Изменить размер шрифта - +

Естественно, моя мать знала, что отец Майк, будучи нашим регулярным воскресным гостем, был в курсе истории с термометром. И когда она посмотрела ему в глаза, ей показалось, что в них промелькнула легкая насмешка.

— Ты же будешь у нас сегодня, — беззаботно ответила она. — Вот сам всё и увидишь.

— Жду с нетерпением, — заметил отец Майк. — Мы всегда ведем такие интересные разговоры в вашем доме.

Тесси снова посмотрела отцу Майку в глаза, но на этот раз они излучали искреннюю симпатию. А потом что-то отвлекло ее.

В другом конце комнаты Пункт Одиннадцать залез на стул и пытался дотянуться до краника кофейника, чтобы налить себе кофе. Но открыв его, он никак не мог закрыть его снова. Обжигающий кофе полился на стол, обрызгав стоявшую рядом девочку. Та отскочила, беззвучно открыв рот. Моя мать бросилась к брату и, схватив девочку, потащила ее в дамскую комнату.

Никто не мог вспомнить, как ее зовут, так как она не была постоянной прихожанкой. Она даже не была гречанкой. Ее видели в церкви только в тот день, и больше она никогда не появлялась, словно единственная цель ее существования заключалась в том, чтобы изменить ход мыслей моей матери. Девочка стояла в ванной, оттянув в сторону мокрую одежду, от которой шел пар, а Тесси намачивала полотенца.

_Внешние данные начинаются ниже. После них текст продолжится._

# LukasHaas/PIGEON

Measured on AMD Instinct MI355X. Metric: images/sec end-to-end (ViT+head+refine), 4x336x336, higher is better.
Workload: dtype f16

## Files before the change

### pigeon_amd/csrc/attention.hip

```cpp
#include "attention_common.h"

constexpr int ATT8_NQB = 2, ATT8_WAVES = 4, ATT8_WPS = 3;

template <typename T, int NQB>
__device__ __forceinline__ void att8_exp_pack(const f32x4 (&S)[4][NQB], typename T::v8 (&pf)[NQB][2]) {
#pragma unroll
    for (int qb = 0; qb < NQB; ++qb) {
#pragma unroll
        for (int j = 0; j < 2; ++j) {
            u32x4 pw;
#pragma unroll
            for (int h = 0; h < 2; ++h)
#pragma unroll
                for (int w = 0; w < 2; ++w) {
                    const f32x4& sv = S[2 * j + h][qb];
                    pw[2 * h + w] = T::pack2(__builtin_amdgcn_exp2f(sv[2 * w]), __builtin_amdgcn_exp2f(sv[2 * w + 1]));
                }
            pf[qb][j] = __builtin_bit_cast(typename T::v8, pw);
        }
    }
}

template <typename T, int NQB>
__device__ __forceinline__ void att8_softmax(f32x4 (&S)[4][NQB], f32x4 (&O)[4][NQB], f32x4 (&negm)[NQB], typename T::v8 (&pf)[NQB][2],
                                             bool first, f32x4 (&L)[NQB]) {
    float tmax[NQB];
    bool over = false;
#pragma unroll
    for (int qb = 0; qb < NQB; ++qb) {
        float t = max3f(S[0][qb][0], S[0][qb][1], S[0][qb][2]);
        t = max3f(t, S[0][qb][3], S[1][qb][0]);
        t = max3f(t, S[1][qb][1], S[1][qb][2]);
        t = max3f(t, S[1][qb][3], S[2][qb][0]);
        t = max3f(t, S[2][qb][1], S[2][qb][2]);
        t = max3f(t, S[2][qb][3], S[3][qb][0]);
        t = max3f(t, S[3][qb][1], S[3][qb][2]);
        t = __builtin_fmaxf(t, S[3][qb][3]);
        t = __builtin_fmaxf(t, __shfl_xor(t, 16, 64));
        t = __builtin_fmaxf(t, __shfl_xor(t, 32, 64));
        tmax[qb] = t;
        over = over || t > ATT_LAZY_THR;
    }
    if (first || __builtin_amdgcn_ballot_w64(over) != 0) {
#pragma unroll
        for (int qb = 0; qb < NQB; ++qb) {
            const float delta = (first || tmax[qb] > ATT_LAZY_THR) ? tmax[qb] : 0.f;
            const float alpha = first ? 1.f : __builtin_amdgcn_exp2f(-delta);
            const float nm = negm[qb][0] - delta;
            negm[qb] = f32x4{nm, nm, nm, nm};
#pragma unroll
            for (int kb = 0; kb < 4; ++kb) S[kb][qb] -= delta;
#pragma unroll
            for (int db = 0; db < 4; ++db) O[db][qb] *= alpha;
            L[qb] *= alpha;
        }
    }
    att8_exp_pack<T, NQB>(S, pf);
}

__device__ __forceinline__ void att8_dma(__amdgpu_buffer_rsrc_t r, char* dst, int wave, const int* dvo, int ndma, int waves, int t) {
#pragma unroll
    for (int i = 0; i < ndma; ++i)
        __builtin_amdgcn_raw_ptr_buffer_load_lds(r, (att_lds_void*)(dst + (wave + waves * i) * 8 * K_ROWB), 16, dvo[i],
                                                 t * (ATT_KT * QKV_LD * 2), 0, 0);
}
__device__ __forceinline__ void att8_load_v(u32x4 (&vf)[4][2], const char* vs, const int (&vb)[4]) {
    const uint32_t vs_lds = (uint32_t)(uintptr_t)(__attribute__((address_space(3))) const char*)vs;
    __builtin_amdgcn_sched_barrier(0);
#define ATT8_TR(db, j)                                                                                        \
    {                                                                                                         \
        const u32x2 lo = att_tr_read<((j) * 32) * K_ROWB>(vs_lds + vb[db]);                                   \
        const u32x2 hi = att_tr_read<((j) * 32 + 16) * K_ROWB>(vs_lds + vb[db]);                              \
        vf[db][j] = u32x4{lo[0], lo[1], hi[0], hi[1]};                                                        \
    }
    ATT8_TR(0, 0) ATT8_TR(1, 0) ATT8_TR(2, 0) ATT8_TR(3, 0) ATT8_TR(0, 1) ATT8_TR(1, 1) ATT8_TR(2, 1) ATT8_TR(3, 1)
#undef ATT8_TR
    __builtin_amdgcn_sched_barrier(0);
}
__device__ __forceinline__ void att8_wait_v(u32x4 (&vf)[4][2]) {
    asm volatile("s_waitcnt lgkmcnt(0)"
                 : "+v"(vf[0][0]), "+v"(vf[1][0]), "+v"(vf[2][0]), "+v"(vf[3][0]), "+v"(vf[0][1]), "+v"(vf[1][1]),
                   "+v"(vf[2][1]), "+v"(vf[3][1])
                 :: "memory");
}

template <typename T>
__global__ __launch_bounds__(ATT8_WAVES * 64, ATT8_WPS) void attention8_kernel(const uint16_t* __restrict__ qkv, uint16_t* __restrict__ out) {
    constexpr int NQB = ATT8_NQB, WAVES = ATT8_WAVES;
    constexpr int QB = NQB * WAVES * 16;
    static_assert(QB * ATT_NQB >= VIT_TOKENS, "the blocks of an (image, head) cover every query");
    static_assert(VIT_TOKENS == 9 * ATT_KT + 1, "key tail assumes 577 tokens");
    __shared__ __attribute__((aligned(16))) char smem[4 * K_TILE_BYTES];
    char* ks0 = smem;
    char* vs0 = smem + 2 * K_TILE_BYTES;
    const int tid = threadIdx.x, lane = tid & 63;
    const int wave = __builtin_amdgcn_readfirstlane(tid >> 6);
    const int r16 = lane & 15, g4 = lane >> 4;
    const int bid = blockIdx.x;
    const int xcd = bid & 7, slot = bid >> 3;
    const int qblk = slot % ATT_NQB;
    const int pair = (slot / ATT_NQB) * 8 + xcd;
    const int img = pair >> 4, head = pair & 15;
    const int64_t base = (int64_t)img * VIT_TOKENS;
    const int q_first = qblk * QB + wave * (NQB * 16);
    const bool wave_active = q_first < VIT_TOKENS;

    typename T::v8 qf[NQB][2];
#pragma unroll
    for (int qb = 0; qb < NQB; ++qb) {
        int qr = q_first + 16 * qb + r16;
        qr = qr < VIT_TOKENS ? qr : VIT_TOKENS - 1;
#pragma unroll
        for (int ks = 0; ks < 2; ++ks)
            qf[qb][ks] = *(const typename T::v8*)(qkv + (base + qr) * QKV_LD + head * 64 + ks * 32 + g4 * 8);
    }
    f32x4 O[4][NQB], negm[NQB];
    f32x4 L[NQB];
    const u32x4 ones_rows = r16 == 0 ? u32x4{AttOnes<T>::v, AttOnes<T>::v, AttOnes<T>::v, AttOnes<T>::v} : u32x4{0u, 0u, 0u, 0u};
#pragma unroll
    for (int qb = 0; qb < NQB; ++qb) {
        negm[qb] = f32x4{0.f, 0.f, 0.f, 0.f};
        L[qb] = f32x4{0.f, 0.f, 0.f, 0.f};
#pragma unroll
        for (int db = 0; db < 4; ++db) O[db][qb] = f32x4{0.f, 0.f, 0.f, 0.f};
    }
    int kx[2];
#pragma unroll
    for (int ks = 0; ks < 2; ++ks) kx[ks] = r16 * K_ROWB + (((4 * ks + g4) ^ ((r16 >> 1) & 7)) << 4);
    int vb[4];
    {
        const int f = (2 * g4 + (r16 >> 3)) & 3;
#pragma unroll
        for (int db = 0; db < 4; ++db) vb[db] = (4 * g4 + (r16 >> 2)) * K_ROWB + ((db ^ f) << 5) + ((r16 & 3) << 3);
    }
    __amdgpu_buffer_rsrc_t rk = __builtin_amdgcn_make_buffer_rsrc(
        const_cast<uint16_t*>(qkv + base * QKV_LD + 1024 + head * 64), (short)0, (int)(VIT_TOKENS * QKV_LD * 2), 0x00020000);
    __amdgpu_buffer_rsrc_t rv = __builtin_amdgcn_make_buffer_rsrc(
        const_cast<uint16_t*>(qkv + base * QKV_LD + 2048 + head * 64), (short)0, (int)(VIT_TOKENS * QKV_LD * 2), 0x00020000);
    constexpr int NDMA = 8 / WAVES;
    const bool stager = wave < WAVES;
    int dvo_k[NDMA], dvo_v[NDMA];
#pragma unroll
    for (int i = 0; i < NDMA; ++i) {
        const int row = ((wave & (WAVES - 1)) + WAVES * i) * 8 + (lane >> 3);
        dvo_k[i] = row * (QKV_LD * 2) + (((lane & 7) ^ ((row >> 1) & 7)) << 4);
        dvo_v[i] = row * (QKV_LD * 2) + (((lane & 7) ^ (((row >> 1) & 3) << 1)) << 4);
    }
    constexpr int NFULL = 9;

    if (stager) {
        att8_dma(rk, ks0, wave, dvo_k, NDMA, WAVES, 0);
        att8_dma(rv, vs0, wave, dvo_v, NDMA, WAVES, 0);
    }
    asm volatile("s_waitcnt vmcnt(0)" ::: "memory");
    __syncthreads();
    for (int t = 0; t < NFULL; ++t) {
        const int cur = t & 1;
        if (t + 1 < NFULL && stager) {
            att8_dma(rk, ks0 + (cur ^ 1) * K_TILE_BYTES, wave, dvo_k, NDMA, WAVES, t + 1);
            att8_dma(rv, vs0 + (cur ^ 1) * K_TILE_BYTES, wave, dvo_v, NDMA, WAVES, t + 1);
        }
        const char* ks = ks0 + cur * K_TILE_BYTES;
        const char* vs = vs0 + cur * K_TILE_BYTES;
        if (wave_active) {
            f32x4 S[4][NQB];
            typename T::v8 pf[NQB][2];
            {
                typename T::v8 kf[4][2];
#pragma unroll
                for (int kb = 0; kb < 4; ++kb)
#pragma unroll
                    for (int ks_ = 0; ks_ < 2; ++ks_) kf[kb][ks_] = *(const typename T::v8*)(ks + kb * 16 * K_ROWB + kx[ks_]);
                __builtin_amdgcn_sched_barrier(0);
#pragma unroll
                for (int ks_ = 0; ks_ < 2; ++ks_)
#pragma unroll
                    for (int kb = 0; kb < 4; ++kb)
#pragma unroll
                        for (int qb = 0; qb < NQB; ++qb)
                            S[kb][qb] = T::mfma16(kf[kb][ks_], qf[qb][ks_], ks_ == 0 ? negm[qb] : S[kb][qb]);
            }
            u32x4 vf[4][2];
            att8_load_v(vf, vs, vb);
            att8_softmax<T, NQB>(S, O, negm, pf, t == 0, L);
            att8_wait_v(vf);
#pragma unroll
            for (int j = 0; j < 2; ++j)
#pragma unroll
                for (int db = 0; db < 4; ++db)
#pragma unroll
                    for (int qb = 0; qb < NQB; ++qb)
                        O[db][qb] = T::mfma16(__builtin_bit_cast(typename T::v8, vf[db][j]), pf[qb][j], O[db][qb]);
#pragma unroll
            for (int j = 0; j < 2; ++j)
#pragma unroll
                for (int qb = 0; qb < NQB; ++qb)
                    L[qb] = T::mfma16(__builtin_bit_cast(typename T::v8, ones_rows), pf[qb][j], L[qb]);
        }
        asm volatile("s_waitcnt vmcnt(0)" ::: "memory");
        __syncthreads();
    }
    if (!wave_active) return;

    const uint16_t* krow = qkv + (base + (VIT_TOKENS - 1)) * QKV_LD + 1024 + head * 64;
    const uint16_t* vrow = krow + 1024;
    u32x4 kq[2];
#pragma unroll
    for (int ks = 0; ks < 2; ++ks) kq[ks] = *(const u32x4*)(krow + ks * 32 + g4 * 8);
    u32x2 vv[4];
#pragma unroll
    for (int db = 0; db < 4; ++db) vv[db] = *(const u32x2*)(vrow + db * 16 + g4 * 4);
#pragma unroll
    for (int qb = 0; qb < NQB; ++qb) {
        float sp = 0.f;
#pragma unroll
        for (int ks = 0; ks < 2; ++ks) {
            const u32x4 qq = __builtin_bit_cast(u32x4, qf[qb][ks]);
#pragma unroll
            for (int w = 0; w < 4; ++w) sp = T::dot2(qq[w], kq[ks][w], sp);
        }
        sp += __shfl_xor(sp, 16, 64);
        const float sc = sp + __shfl_xor(sp, 32, 64);
        const float m = -negm[qb][0];
        const float m_new = fmaxf(m, sc);
        const float alpha = __builtin_amdgcn_exp2f(m - m_new);
        const float pk = __builtin_amdgcn_exp2f(sc - m_new);
        const float l = L[qb][0] * alpha + (g4 == 0 ? pk : 0.f);
#pragma unroll
        for (int db = 0; db < 4; ++db)
#pragma unroll
            for (int e = 0; e < 4; ++e) {
                const uint16_t hb = (uint16_t)(vv[db][e >> 1] >> (16 * (e & 1)));
                O[db][qb][e] = fmaf(pk, T::val(hb), O[db][qb][e] * alpha);
            }
        float lt = l + __shfl_xor(l, 16, 64);
        lt += __shfl_xor(lt, 32, 64);
        const float inv = 1.0f / lt;
        const int qrow = q_first + 16 * qb + r16;
        if (qrow < VIT_TOKENS) {
            uint16_t* orow = out + (base + qrow) * VIT_HIDDEN + head * 64;
#pragma unroll
            for (int db = 0; db < 4; ++db) {
                u32x2 pk2;
                pk2[0] = pack16x2<T>(O[db][qb][0] * inv, O[db][qb][1] * inv);
                pk2[1] = pack16x2<T>(O[db][qb][2] * inv, O[db][qb][3] * inv);
                *(u32x2*)(orow + db * 16 + g4 * 4) = pk2;
            }
        }
    }
}


int pg_attention_launch(int dtype, const void* qkv, void* out, int n_images, hipStream_t s) {
    if (n_images <= 0) return PG_OK;
    if (dtype != PG_DTYPE_F16 && dtype != PG_DTYPE_BF16) { pg_set_error("attention: dtype must be PG_DTYPE_F16 or PG_DTYPE_BF16"); return PG_EINVAL; }
    const int pairs = n_images * VIT_HEADS;
    const dim3 grid(pairs * ATT_NQB), block(ATT8_WAVES * 64);
    if (dtype == PG_DTYPE_F16) hipLaunchKernelGGL(attention8_kernel<T_F16>, grid, block, 0, s, (const uint16_t*)qkv, (uint16_t*)out);
    else hipLaunchKernelGGL(attention8_kernel<T_BF16>, grid, block, 0, s, (const uint16_t*)qkv, (uint16_t*)out);
    return pg_check_launch("attention");
}
```

### pigeon_amd/csrc/attention_common.h

```cpp
#pragma once
#include "common.h"
#include "pigeon_internal.h"

#define ATT_KT 64
#define ATT_QB 128
#define ATT_NQB 5
#define ATT_NT 10
#define K_ROWB 128
#define VT_STRIDE 136
#define K_TILE_BYTES (ATT_KT * K_ROWB)
#define VT_TILE_BYTES (64 * VT_STRIDE)
#define QKV_LD 3072
#define ATT_LAZY_THR 8.0f

typedef __attribute__((address_space(3))) void att_lds_void;

template <int OFF>
__device__ __forceinline__ u32x2 att_tr_read(uint32_t addr) {
    u32x2 r;
    asm volatile("ds_read_b64_tr_b16 %0, %1 offset:%2" : "=v"(r) : "v"(addr), "n"(OFF));
    return r;
}
template <typename T> struct AttOnes;
template <> struct AttOnes<T_F16> { static constexpr uint32_t v = 0x3C003C00u; };
template <> struct AttOnes<T_BF16> { static constexpr uint32_t v = 0x3F803F80u; };
```

Measured before the change: 2501.

## Skip max tracking in attention tiles unless row sums grow past a threshold

After the first key tile, the attention loop now exponentiates scores against the existing running max and uses the rowsum MFMA to detect whether any row's sum grew by more than a trigger amount. Only when a wave sees such growth does it restore L, recompute QK, reload V and run the full online-softmax rescale path. The aim is to drop the per-tile max/rescale work in the common case, at the cost of an extra rowsum check and a full recompute in the rare case, plus a possible looser bound on fp16 overflow. Optional probe counters are added behind a compile flag.

```diff
diff --git a/pigeon_amd/csrc/attention.hip b/pigeon_amd/csrc/attention.hip
--- a/pigeon_amd/csrc/attention.hip
+++ b/pigeon_amd/csrc/attention.hip
@@ -83,6 +83,41 @@
                    "+v"(vf[2][1]), "+v"(vf[3][1])
                  :: "memory");
 }
+
+template <typename T, int NQB>
+__device__ __forceinline__ void att8_qk(f32x4 (&S)[4][NQB], const char* ks, const int (&kx)[2], const typename T::v8 (&qf)[NQB][2],
+                                        const f32x4 (&negm)[NQB]) {
+    typename T::v8 kf[4][2];
+#pragma unroll
+    for (int kb = 0; kb < 4; ++kb)
+#pragma unroll
+        for (int ks_ = 0; ks_ < 2; ++ks_) kf[kb][ks_] = *(const typename T::v8*)(ks + kb * 16 * K_ROWB + kx[ks_]);
+    __builtin_amdgcn_sched_barrier(0);
+#pragma unroll
+    for (int ks_ = 0; ks_ < 2; ++ks_)
+#pragma unroll
+        for (int kb = 0; kb < 4; ++kb)
+#pragma unroll
+            for (int qb = 0; qb < NQB; ++qb)
+                S[kb][qb] = T::mfma16(kf[kb][ks_], qf[qb][ks_], ks_ == 0 ? negm[qb] : S[kb][qb]);
+}
+template <typename T, int NQB>
+__device__ __forceinline__ void att8_rowsum(f32x4 (&L)[NQB], const u32x4& ones_rows, const typename T::v8 (&pf)[NQB][2]) {
+#pragma unroll
+    for (int j = 0; j < 2; ++j)
+#pragma unroll
+        for (int qb = 0; qb < NQB; ++qb)
+            L[qb] = T::mfma16(__builtin_bit_cast(typename T::v8, ones_rows), pf[qb][j], L[qb]);
+}
+
+#ifdef PIGEON_PROBES
+__device__ unsigned long long pg_dbg_att_rare[2][9];
+extern "C" int pg_dbg_att_rare_read(unsigned long long* out18, int reset) {
+    if (hipMemcpyFromSymbol(out18, HIP_SYMBOL(pg_dbg_att_rare), sizeof(unsigned long long) * 18) != hipSuccess) return PG_EHIP;
+    if (reset) { unsigned long long z[18] = {0}; if (hipMemcpyToSymbol(HIP_SYMBOL(pg_dbg_att_rare), z, sizeof(z)) != hipSuccess) return PG_EHIP; }
+    return PG_OK;
+}
+#endif
 
 template <typename T>
 __global__ __launch_bounds__(ATT8_WAVES * 64, ATT8_WPS) void attention8_kernel(const uint16_t* __restrict__ qkv, uint16_t* __restrict__ out) {
@@ -165,24 +200,38 @@
         if (wave_active) {
             f32x4 S[4][NQB];
             typename T::v8 pf[NQB][2];
-            {
-                typename T::v8 kf[4][2];
-#pragma unroll
-                for (int kb = 0; kb < 4; ++kb)
-#pragma unroll
-                    for (int ks_ = 0; ks_ < 2; ++ks_) kf[kb][ks_] = *(const typename T::v8*)(ks + kb * 16 * K_ROWB + kx[ks_]);
-                __builtin_amdgcn_sched_barrier(0);
-#pragma unroll
-                for (int ks_ = 0; ks_ < 2; ++ks_)
-#pragma unroll
-                    for (int kb = 0; kb < 4; ++kb)
-#pragma unroll
-                        for (int qb = 0; qb < NQB; ++qb)
-                            S[kb][qb] = T::mfma16(kf[kb][ks_], qf[qb][ks_], ks_ == 0 ? negm[qb] : S[kb][qb]);
-            }
+            att8_qk<T, NQB>(S, ks, kx, qf, negm);
             u32x4 vf[4][2];
             att8_load_v(vf, vs, vb);
-            att8_softmax<T, NQB>(S, O, negm, pf, t == 0, L);
+            if (t == 0) {
+                att8_softmax<T, NQB>(S, O, negm, pf, true, L);
+                att8_rowsum<T, NQB>(L, ones_rows, pf);
+            } else {
+                att8_exp_pack<T, NQB>(S, pf);
+                float lsave[NQB];
+#pragma unroll
+                for (int qb = 0; qb < NQB; ++qb) lsave[qb] = L[qb][0];
+                att8_rowsum<T, NQB>(L, ones_rows, pf);
+                bool grew = false;
+#pragma unroll
+                for (int qb = 0; qb < NQB; ++qb) grew = grew || L[qb][0] - lsave[qb] >= ATT_ROWSUM_TRIG;
+#ifdef PIGEON_PROBES
+                if (lane == 0) atomicAdd(&pg_dbg_att_rare[1][t], 1ull);
+#endif
+                if (__builtin_amdgcn_ballot_w64(grew) != 0) {
+                    att8_wait_v(vf);
+#ifdef PIGEON_PROBES
+                    if (lane == 0) atomicAdd(&pg_dbg_att_rare[0][t], 1ull);
+#endif
+#pragma unroll
+                    for (int qb = 0; qb < NQB; ++qb) L[qb] = f32x4{lsave[qb], 0.f, 0.f, 0.f};
+                    att8_qk<T, NQB>(S, ks, kx, qf, negm);
+                    att8_load_v(vf, vs, vb);
+                    att8_softmax<T, NQB>(S, O, negm, pf, false, L);
+                    att8_rowsum<T, NQB>(L, ones_rows, pf);
+                }
+            }
+            __builtin_amdgcn_sched_barrier(0);
             att8_wait_v(vf);
 #pragma unroll
             for (int j = 0; j < 2; ++j)
@@ -191,11 +240,6 @@
 #pragma unroll
                     for (int qb = 0; qb < NQB; ++qb)
                         O[db][qb] = T::mfma16(__builtin_bit_cast(typename T::v8, vf[db][j]), pf[qb][j], O[db][qb]);
-#pragma unroll
-            for (int j = 0; j < 2; ++j)
-#pragma unroll
-                for (int qb = 0; qb < NQB; ++qb)
-                    L[qb] = T::mfma16(__builtin_bit_cast(typename T::v8, ones_rows), pf[qb][j], L[qb]);
         }
         asm volatile("s_waitcnt vmcnt(0)" ::: "memory");
         __syncthreads();
diff --git a/pigeon_amd/csrc/attention_common.h b/pigeon_amd/csrc/attention_common.h
--- a/pigeon_amd/csrc/attention_common.h
+++ b/pigeon_amd/csrc/attention_common.h
@@ -12,6 +12,7 @@
 #define VT_TILE_BYTES (64 * VT_STRIDE)
 #define QKV_LD 3072
 #define ATT_LAZY_THR 8.0f
+#define ATT_ROWSUM_TRIG 128.0f
 
 typedef __attribute__((address_space(3))) void att_lds_void;
 
```

Result: no change. 2517, median of 6 (+0.6%).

— С тобой все в порядке, милая? Ты не очень обожглась?

— Этот мальчик, он такой неуклюжий, — промолвила девочка.

— Да уж. Вечно куда-то лезет.

— Мальчики бывают такими своевольными.

Тесси улыбнулась.

— Какие слова ты знаешь!

От этой похвалы девочка расплылась в широкой улыбке.

— «Своевольный» — это мое любимое слово. У меня брат очень своевольный. А в прошлом месяце моим любимым словом было «велеречивый». Но его не удается часто использовать. Мало что можно назвать велеречивым.

— Ты абсолютно права, — рассмеялась Тесси. — А со своеволием сталкиваешься повсюду.

— Совершенно с вами согласна, — кивнула девочка.

Прошло две недели. Наступило пасхальное воскресенье 1959 года. Наша религиозная приверженность к юлианскому календарю снова разделила нас с соседями. За две недели до этого мой брат наблюдал, как все дети нашего квартала охотились за крашеными яйцами в близлежащих кустах, как его друзья поедали головы шоколадных зайцев и забрасывали пригоршни желейных бобов в свои кариозные пасточки. И глядя на это из окна, он больше всего хотел верить в американского бога, который умер тогда, когда надо. Пункт Одиннадцать же только накануне начал красить яйца, да и то в один цвет — красный. Остальные яйца уже поблескивали во все удлинявшихся лучах весеннего равноденствия. Весь обеденный стол был заполнен мисками с яйцами. Они висели в вязаных мешочках в дверных проемах, громоздились на каминной полке, их запекали в чуреки крестообразной формы.

Но сейчас обед уже закончился, время двигается к вечеру. Мой брат улыбается, потому что теперь наступает та часть греческой Пасхи, которая не может сравниться ни с охотой за яйцами, ни с желейными бобами, — соревнование на самое крепкое яйцо. Все собираются вокруг стола. Закусив губу, Пункт Одиннадцать выбирает себе яйцо, осматривает его и кладет на место. Берет следующее.

— Кажется, это ничего, — замечает Мильтон, тоже выбирая яйцо. — Настоящая бронебойная машина.

Пункт Одиннадцать готовится к нападению. И в этот момент моя мать неожиданно похлопывает отца по спине.

— Минуточку, Тесси. Мы здесь собираемся сразиться.

Она похлопывает его сильнее.

— Что?

— Температура. — Она умолкает. — Она повысилась на шесть десятых.

Она начала-таки пользоваться термометром.